11. Gem. §§ 62b Abs. 3 iVm. 62 Abs. 1 AufenthG ist die Anordnung des Ausreisegewahrsams zum Zwecke der gebotenen Ausreise geeignet, erforderlich sowie angemessen und damit im Ergebnis verhältnismäßig. Die Ausreise ist auch tatsächlich durchführbar. Schließlich ist kein milderes Mittel ersichtlich, um die Ausreisepflicht des Betroffenen durchzusetzen.
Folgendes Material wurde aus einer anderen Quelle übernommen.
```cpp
#ifdef VAURA_EXPERIMENT_ENGINES
template <int WT>
static int launch_tail_engine_t(const TailEngineArgs& e, hipStream_t s) {
  using SH = MlpEngineShape<WT>;
  static unsigned long long big = 0;
  if (va_big_lds_once(reinterpret_cast<const void*>(tail_engine_kernel<WT>), SH::LDS, &big)) return VAURA_ERR_STATE;
  VA_LAUNCH((tail_engine_kernel<WT>), dim3(256), dim3(MLPE_NW * 64), SH::LDS, s, e.p0.W, e.p0.XP, e.p1.W, e.p2.W, e);
  return 0;
}

int va_launch_tail_engine(const Gemv3Args& awo, const Gemv3Args& a13, const Gemv3Args& a2, uint32_t* flags, int32_t* state, int layer,
// ... 128 lines not shown
  f32x4 v = reinterpret_cast<const f32x4*>(src)[packed_quad(row, cq, C)];
  if (ss) {
    float s = ((v[0] * v[0] + v[1] * v[1]) + v[2] * v[2]) + v[3] * v[3];
    s += __shfl_xor(s, 1, 64);
    s += __shfl_xor(s, 2, 64);
    if ((cq & 3) == 0) ss[((size_t)(row >> 4) * (C / 16) + (cq >> 2)) * 16 + (row & 15)] = s;
  }
  if (gain) v *= *reinterpret_cast<const f32x4*>(gain + cq * 4);
  store_split4(dst, row, cq * 4, C, v);
}

extern "C" {

void vaura_set_debug_flags(unsigned flags) { va_debug_flags = flags; }
void vaura_set_debug_flags2(unsigned flags) { va_debug_flags2 = flags; }

int vaura_split_rows(const float* src, uint16_t* dst, const float* gain, float* ss, int64_t rows, int64_t C, vaura_stream_t s) {
  if (!src || !dst || rows <= 0 || C <= 0 || (C % 16)) return VAURA_ERR_ARG;
  const int rows_p = (int)((rows + 15) / 16 * 16);
  const int64_t total = (int64_t)rows_p * (C / 4);
  VA_LAUNCH(split_rows_kernel, dim3((unsigned)((total + 255) / 256)), dim3(256), 0, as_stream(s), src, dst, gain, ss, rows_p, (int)C);
  return 0;
}

int vaura_gemv_pair(const void* w, int wdtype, const uint16_t* x_split, const float* ss_in, int n_ss_in, const float* residual, float* out,
                    float* out_khalf2, uint16_t* out_split, const float* gain_out, float* ss_out, int64_t rows, int64_t N, int64_t K, int epilogue,
                    float eps, vaura_stream_t s) {
  if (!w || !x_split || rows <= 0) return VAURA_ERR_ARG;
  if (wdtype != VAURA_W_H1 && !va_is_fp8(wdtype) && wdtype != VAURA_W_H2) return VAURA_ERR_DTYPE;
  Gemv3Args a;
// ... 10 lines not shown
```

vaura_amd/csrc/mlp_engine.h:

```cpp
#pragma once
#include "gemv3_kernel.h"

#ifndef MLPE_REL
#define MLPE_REL 0
#endif
template <typename F>
__device__ __forceinline__ void va_static_for9(F&& f) {
  f(std::integral_constant<int, 0>{}); f(std::integral_constant<int, 1>{}); f(std::integral_constant<int, 2>{});
  f(std::integral_constant<int, 3>{}); f(std::integral_constant<int, 4>{}); f(std::integral_constant<int, 5>{});
  f(std::integral_constant<int, 6>{}); f(std::integral_constant<int, 7>{}); f(std::integral_constant<int, 8>{});
}
template <int WT, int RBK = 1>
struct MlpeThrottle {
#ifdef MLPE_Q2
  static constexpr int Q2_1 = MLPE_Q2;
#else
  static constexpr int Q2_1 = WT == 2 ? 2 : 1;
#endif
#ifdef MLPE_PRE3
  static constexpr int PRE3 = MLPE_PRE3;
#else
  static constexpr int PRE3 = WT == 2 ? 1 : 2;
#endif
#ifdef MLPE_PRE3U
  static constexpr int PRE3U_1 = MLPE_PRE3U;
#else
// ... 11 lines not shown
#endif
  static constexpr int Q2 = RBK == 2 ? Q2_2 : Q2_1;
  static constexpr int PRE3U = RBK == 2 ? PRE3U_2 : PRE3U_1;
};
struct MlpEngineArgs {
  Gemv3Args p1;
  Gemv3Args p2;
  Gemv3Args p3;
  uint32_t* flags;
  const int32_t* state;
  int32_t* state_rw;
  int layer;
  int abl;
  int qlocal;
  int pollwave;
  const unsigned char* pf_ptr;
  int pf_lines;
  const unsigned char* pf_ptr0;
  int pf_lines0;
  int pf_early;
  const float* att_rope;
  float* att_kc;
  float* att_vc;
  float* att_out;
  uint16_t* att_outp;
  int att_max_len;
};

#define MLPE_NW 8
#define MLPE_SPIN_LIMIT 20000
// ... 42 lines not shown
      if (lane == 0) __hip_atomic_fetch_or(e.state_rw + 4, VAURA_STATUS_HANDOFF_TIMEOUT, __ATOMIC_RELAXED, __HIP_MEMORY_SCOPE_AGENT);
      broken = true;
      break;
    }
    __builtin_amdgcn_s_sleep(2);
  }
  return broken;
}

__device__ __forceinline__ uint32_t mlpe_ld_sc1(const uint32_t* p) {
  uint32_t v;
  asm volatile("global_load_dword %0, %1, off sc1\n\ts_waitcnt vmcnt(0)" : "=&v"(v) : "v"(p) : "memory");
  return v;
}

template <int WT, bool QKV, int RBK = 1, bool ATT = false>
__global__ __launch_bounds__(MLPE_NW * 64) void mlp_engine_kernel(const void* __restrict__ W13q, const uint16_t* __restrict__ XPq,
                                                                  const void* __restrict__ W2q, MlpEngineArgs e) {
  using SH = MlpEngineShape<WT, RBK>;
  constexpr bool F32 = WTag<WT>::F32, FP8 = WTag<WT>::FP8;
  constexpr int XPL = WTag<WT>::XPL;
  static_assert(!FP8 || (RBK == 2 && !ATT), "fp8 tile pairs: the two-row-block instances only (configs[4]'s shape)");
  constexpr int WH = SH::WH, NW = MLPE_NW, NACC = 2;
  extern __shared__ __attribute__((aligned(16))) unsigned char mlpe_lds[];
  unsigned char* ring = mlpe_lds;
  f32x4* red = reinterpret_cast<f32x4*>(mlpe_lds + NW * SH::WAVE_RING);
  unsigned* arrive = reinterpret_cast<unsigned*>(mlpe_lds + NW * SH::WAVE_RING + SH::RED);
  unsigned* arrive2 = arrive + NW;

  VA_STAMP_DECL(stamps);
  VA_STAMP(stamps, 0);
  const int lane = threadIdx.x & 63;
  const int wid = __builtin_amdgcn_readfirstlane(threadIdx.x >> 6);
  const int bid = blockIdx.x;
  const uint32_t epoch = va_handoff_epoch(e.state, e.layer);
  const uint32_t ltag = epoch ^ ((uint32_t)(blockIdx.x + 1) * 0x9E3779B1u);
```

12. Der Ausreisegewahrsam wird nach Angaben der zuständigen Behörde gem. § 62b Abs. 2 AufenthG in der Abschiebehaftanstalt Darmstadt-Eberstadt erfolgen und damit in einer Unterkunft, von der die Ausreise des Betroffenen ohne Zurücklegen einer größeren Entfernung zum Abreiseflughafen Frankfurt a.M. möglich ist, vollzogen.
III.
Das Verfahren beruht auf den §§ 417, 416, 420, 38, 41 FamFG, welche gemäß § 106 Abs. 2 AufenthG auf den vorliegenden Abschiebehaftfall anwendbar sind.
IV.
Die sofortige Wirksamkeit der Anordnung ist erforderlich, da aufgrund des bisherigen Verhaltens des Betroffenen anzunehmen ist, dass dieser sich der Abschiebung entziehen wird. Rechtsgrundlage für die Anordnung der sofortigen Wirksamkeit der Entscheidung ist § 422 Abs. 2 FamFG.
V.
Die Kostenentscheidung beruht auf §§ 80 Abs. 1, 81 Abs. 1 FamFG i.V.m. §§ 1 Abs. 1, 3 Abs. 2, 23 Nr. 15 GNotKG i.Vm. Nr. 15212 Nr. 4 VV GNotKG. Da gegen den Betroffenen der Ausreisegewahrsam angeordnet wurde, waren ihm nach billigem Ermessen die Kosten des Verfahrens aufzuerlegen. Weiter entspricht es mit Blick auf die wirtschaftlichen Verhältnisse des Betroffenen billigem Ermessen, nach § 81 Abs. 1 S. 2 FamFG von der Erhebung der Dolmetscherkosten abzusehen.